Yesterday I received the nicest letter from a bookseller in LA. She said it had been a long time since she'd read a book that made her laugh out loud...she ordered several copies of Strange Neighbors and is already talking it up! Suddenly I DO feel like everything's coming my way, and I hope I'm in the right lane!


  1. Woohoo, congrats, Ash! Good luck with the movie producer!!!

  2. Congratulations! Best of luck with Hollywood!

    I was born and raised in Virginia. My mother was a Virginian, and my father was a Tennessean. Being from the Southeast, my Southern culture is quite varied from the Deep South. We do all say "y'all". Here are some other good ole Southernisms:

    Snap Granny's Garters (what a surprise)

    Jarred My Preserves (shook me up)

    Like Two Cats In A Sack (can't get along)

    Green As A Gourd (a real novice)

    Gully-Washer (torrential rain)

    gcwhiskas at aol dot com

  3. Congrats on the Hollywood interest!

    And my favorite Southern-ism is the "Bless her heart." Man, that can say soooooo much and really knife you in the back at times. LOL

  4. LOL! I love those, Virginia!!!


  5. Great post, and good luck in Hollywood!
    The one I hear most around here is "God love her/him," which usually follows something like, "He's/She's too stupid to live" or something of that nature. But being from Louisville, I'm one of the few people in the state of Indiana who says "y'all". Which, as far as I'm concerned, has the local word choice of "you-uns" beat all to hell and back.

  6. Well, I'm from Texas and have heard a lot of funny expressions but not all of these. Thanks for sharing!

  7. Oh man, this is great! My dad is from the Deep South, as in the Gulf of MS south, so I know how colorful the language can be! Thanks for a wonderful laugh before I head off to bed for my sleep. Sweet dreams to be sure. :)

  8. I did use "Bless her heart" in my book, Judi. It fell right into place there.

    I used to say it, meaning it in the nice way, until a friend who used to live in N. Carolina corrected me.

    Now I just say, "Bless you." Is that okay to say?


  9. I'm from North Carolina, born and bred. I've heard many of those expressions but had no idea some of them were specific to the South!

    For the WIP I'm collecting Southern medical terms.

    "Went into a decline" isn't used much any more , though old folks sometimes say it.

    "Fell out" means to have lost consciousness, though it can mean to have become weak as in "I bout fell out laughing."

    "Sinking spells" are fairly common and rarely serious among women, but a cause for alarm in a man.

    "Sweating like a pig." Pigs don't sweat, except when being roasted.

    "So pale, she looked like she'd been drinking Clorox."

    If anyone can think of other medial parlance peculiar to the South, let me know.

  10. Those are great, MM!

    I'm a nurse and know medical terminology, but didn't realize there was the Southern version. (grin) Well, maybe I've heard "She's feelin' poorly." But I like yours.


  11. Huge congrats on the great reviews and nice letter!

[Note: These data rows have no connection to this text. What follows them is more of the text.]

namespace cc {
int intr_create_impl(cc_intrinsics* h, const int64_t* off, const float* uv, const float* xyz) {
  const int64_t F = h->F, N = h->N;
  if (int rc = stream_get(h->device, &h->stream)) return rc;
  IntrDev& d = h->d;
  d.F = F; d.N = N; d.rank = 0; d.nranks = 1; d.mask = 0;
  {
    const int64_t per_frame = F > 0 ? (N + F - 1) / F : 0;
    int64_t T = std::min<int64_t>((per_frame + 2 * kSweepThreads - 1) / (2 * kSweepThreads), 256 / std::max<int64_t>(F, 1));
    if (const char* env = getenv("CC_SWEEP_TILES")) T = atoi(env);
    d.T = (int32_t)std::max<int64_t>(1, std::min<int64_t>(T, 8));
    d.tpad_ = 0;
    if (F * d.T >= (int64_t)INT32_MAX)
      return fail(CC_ERR_BAD_ARGUMENT, "cc_intrinsics_create: %lld frames x %d sweep tiles exceed the launch grid", (long long)F, (int)d.T);
  }
  const size_t FT = (size_t)F * d.T;
  const size_t n1 = (size_t)std::max<int64_t>(N, 1);
  size_t cursor = 0;
  auto take = [&](size_t bytes) { const size_t at = cursor; cursor += (bytes + 255) & ~(size_t)255; return at; };
  d.log_cap = 4096;
  const size_t o_intr = take(2 * 16 * sizeof(double));
  const size_t o_pose = take((size_t)2 * F * 8 * sizeof(double));
  const size_t o_stats = take(FT * kStatsCols * sizeof(double));
  const size_t o_hd0 = take(FT * 16 * sizeof(double));
  const size_t o_sp = take((size_t)F * 8 * sizeof(double));
  const size_t o_Y = take((size_t)F * kYStride * sizeof(double));
  const size_t o_partial = take((size_t)kElimMaxBlocks * kPartialCols * sizeof(double));
  const size_t o_vs = take(kVecSolve * sizeof(double));
  const size_t o_vd = take(16 * sizeof(double));
  const size_t o_ds = take(16 * sizeof(double));
  const size_t o_ss = take(16 * sizeof(double));
  const size_t o_ctl = take(sizeof(LmCtl));
  const size_t o_ctln = take(sizeof(LmCtl));
  const size_t o_sync = take(64);
  const size_t o_opts = take(sizeof(LmOpts));
  const size_t o_iintr = take(16 * sizeof(double));
  const size_t o_ipose = take((size_t)F * 8 * sizeof(double));
  int p_teams = 0;
  const bool want_persist = d.T == 1 && !(getenv("CC_INTR_PERSIST") && atoi(getenv("CC_INTR_PERSIST")) == 0);
  if (want_persist) {
    for (int t = 1; t <= kPMaxTeams && !p_teams; t *= 2) {
      int resident = 0;
      if (int rc = persist_resident_workgroups(h->device, t, &resident)) return rc;
      if ((F + t - 1) / t + 1 <= resident && (F + t - 1) / t <= kPMaxWorkers) { p_teams = t; h->p_resident = resident; }
    }
    if (const char* e = getenv("CC_INTR_PERSIST_TEAMS")) {
      const int t = atoi(e);
      int resident = 0;
      if ((t == 1 || t == 2 || t == 4) && !persist_resident_workgroups(h->device, t, &resident) && (F + t - 1) / t + 1 <= resident && (F + t - 1) / t <= kPMaxWorkers) { p_teams = t; h->p_resident = resident; }
    }
  }
  const int64_t PG = p_teams ? (F + p_teams - 1) / p_teams : 1;
  const size_t pgn = (size_t)PG;
  const size_t o_pbox0 = cursor;
  const size_t o_sbox = take(pgn * 2 * kPStatCols * sizeof(unsigned long long));
  const size_t o_pbox = take(pgn * 2 * kPartialCols * sizeof(unsigned long long));
  const size_t o_rbox = take(pgn * 2 * kPartialCols * sizeof(unsigned long long));
  const size_t o_lbox = take(((pgn + kPLeaderRows - 1) / kPLeaderRows) * 2 * kPartialCols * sizeof(unsigned long long));
  const size_t o_xbox = take(kPBcastWords * sizeof(unsigned long long));
  const size_t o_pfail = take(64);
  h->p_box_bytes = cursor - o_pbox0;
  const size_t zeroed = cursor;
  const size_t o_blocks = take((size_t)2 * FT * 256 * sizeof(double));
  const size_t o_log = take((size_t)d.log_cap * sizeof(cc_iteration));
  const size_t o_uv = take(n1 * 2 * sizeof(float));
  const size_t o_xyz = take(n1 * 3 * sizeof(float));
  const size_t o_off = take((size_t)(F + 1) * sizeof(int64_t));
  const size_t o_extra = take(h->extra_bytes);
  if (int rc = arena_get(h->device, cursor, &h->arena, &h->arena_cached)) return rc;
  char* base = static_cast<char*>(h->arena);
  h->extra = h->extra_bytes ? base + o_extra : nullptr;
  CC_HIP(hipMemsetAsync(base, 0, zeroed, h->stream));
  if (N > 0 && !h->no_obs_upload) {
    CC_HIP(hipMemcpyAsync(base + o_uv, uv, (size_t)N * 2 * sizeof(float), hipMemcpyHostToDevice, h->stream));
    CC_HIP(hipMemcpyAsync(base + o_xyz, xyz, (size_t)N * 3 * sizeof(float), hipMemcpyHostToDevice, h->stream));
  }
  CC_HIP(hipMemcpyAsync(base + o_off, off, (size_t)(F + 1) * sizeof(int64_t), hipMemcpyHostToDevice, h->stream));
  if (!h->one_shot) CC_HIP(hipStreamSynchronize(h->stream));
  d.uv = reinterpret_cast<const float*>(base + o_uv);
  d.xyz = reinterpret_cast<const float*>(base + o_xyz);
  d.off = reinterpret_cast<const int64_t*>(base + o_off);
  d.intr = reinterpret_cast<double*>(base + o_intr);
  d.pose = reinterpret_cast<double*>(base + o_pose);
  d.blocks = reinterpret_cast<double*>(base + o_blocks);
  d.stats = reinterpret_cast<double*>(base + o_stats);
  d.hd0 = reinterpret_cast<double*>(base + o_hd0);
  d.sp = reinterpret_cast<double*>(base + o_sp);
  d.Y = reinterpret_cast<double*>(base + o_Y);
  d.partial = reinterpret_cast<double*>(base + o_partial);
  d.vec_solve = reinterpret_cast<double*>(base + o_vs);
  d.vec_decide = reinterpret_cast<double*>(base + o_vd);
  d.ds = reinterpret_cast<double*>(base + o_ds);
  d.ss = reinterpret_cast<double*>(base + o_ss);
  d.ctl = reinterpret_cast<LmCtl*>(base + o_ctl);
  d.ctl_next = reinterpret_cast<LmCtl*>(base + o_ctln);
  d.arrive = reinterpret_cast<unsigned*>(base + o_sync);
  d.pub_seq = reinterpret_cast<unsigned long long*>(base + o_sync + 8);
  d.opts = reinterpret_cast<LmOpts*>(base + o_opts);
  d.log = reinterpret_cast<cc_iteration*>(base + o_log);
  h->init_intr = reinterpret_cast<double*>(base + o_iintr);
  h->init_pose = reinterpret_cast<double*>(base + o_ipose);
  d.init_intr = h->init_intr;
  d.init_pose = h->init_pose;
  static_assert(16 + sizeof(LmCtl) <= 192 && sizeof(LmCtl) <= 160 && sizeof(LmOpts) <= 160, "one cached 512-byte pinned block holds all three");
  h->pinned = pinned_block_get();
  if (!h->pinned) return fail(CC_ERR_HIP, "hipHostMalloc failed");
  h->host_pub = reinterpret_cast<volatile unsigned long long*>(h->pinned);
  h->h_ctl = reinterpret_cast<LmCtl*>(static_cast<char*>(h->pinned) + 192);
  h->h_opts = reinterpret_cast<LmOpts*>(static_cast<char*>(h->pinned) + 352);
  h->host_pub[0] = 0ull;
  h->pub_count = 0;
  {
    void* dev_view = nullptr;
    CC_HIP(hipHostGetDevicePointer(&dev_view, h->pinned, 0));
    d.host_pub = reinterpret_cast<unsigned long long*>(dev_view);
  }
  h->pq.sbox = reinterpret_cast<unsigned long long*>(base + o_sbox);
  h->pq.pbox = reinterpret_cast<unsigned long long*>(base + o_pbox);
  h->pq.rbox = reinterpret_cast<unsigned long long*>(base + o_rbox);
  h->pq.xbox = reinterpret_cast<unsigned long long*>(base + o_xbox);
  h->pq.fail = reinterpret_cast<unsigned*>(base + o_pfail);
  h->pq.lbox = reinterpret_cast<unsigned long long*>(base + o_lbox);
  h->pq.G = (int32_t)PG;
  h->pq.teams = p_teams;
  h->p_epoch = 0;
  h->persist_ok = p_teams != 0;
  h->elim_blocks = (int)std::min<int64_t>(kElimMaxBlocks, (F + 15) / 16);
  CC_HIP(hipFuncSetAttribute(reinterpret_cast<const void*>(k_intr_sweep),
                             hipFuncAttributeMaxDynamicSharedMemorySize, kSweepLdsBytes));
  CC_HIP(hipFuncSetAttribute(reinterpret_cast<const void*>(k_intr_sweep_huber),
                             hipFuncAttributeMaxDynamicSharedMemorySize, kSweepLdsBytes));
  CC_HIP(hipFuncSetAttribute(reinterpret_cast<const void*>(k_intr_sweep_fisheye),
                             hipFuncAttributeMaxDynamicSharedMemorySize, kSweepLdsBytes));
  return CC_OK;
}
}

extern "C" {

    One of my critique partners hails from rural south Georgia, while I'm a third-generation Oregon girl. Suffice it to say, it's sometimes like talking to someone from another planet, but the perspective we bring to each other's critiques is invaluable.


  12. Enjoyed the post and congratulations on the reviews. Keeping my fingers crossed for the Hollywood break. Being a "good ole Southern" girl myself, there are way too many phrases to share. Just remember to listen to Jeff Foxworthy (the guy knows his phrases). Loved all the ones you have here.

    Thoughts in Progress

  13. Some of those lines I'd never seen before - thanks for the laugh! Good luck with the movie deal!!

  14. Sorry I missed all of the fun yesterday--these are hilarious and great way to start the day!

  15. Congratulations on the success of your book, Ash! Wishing you many more sales!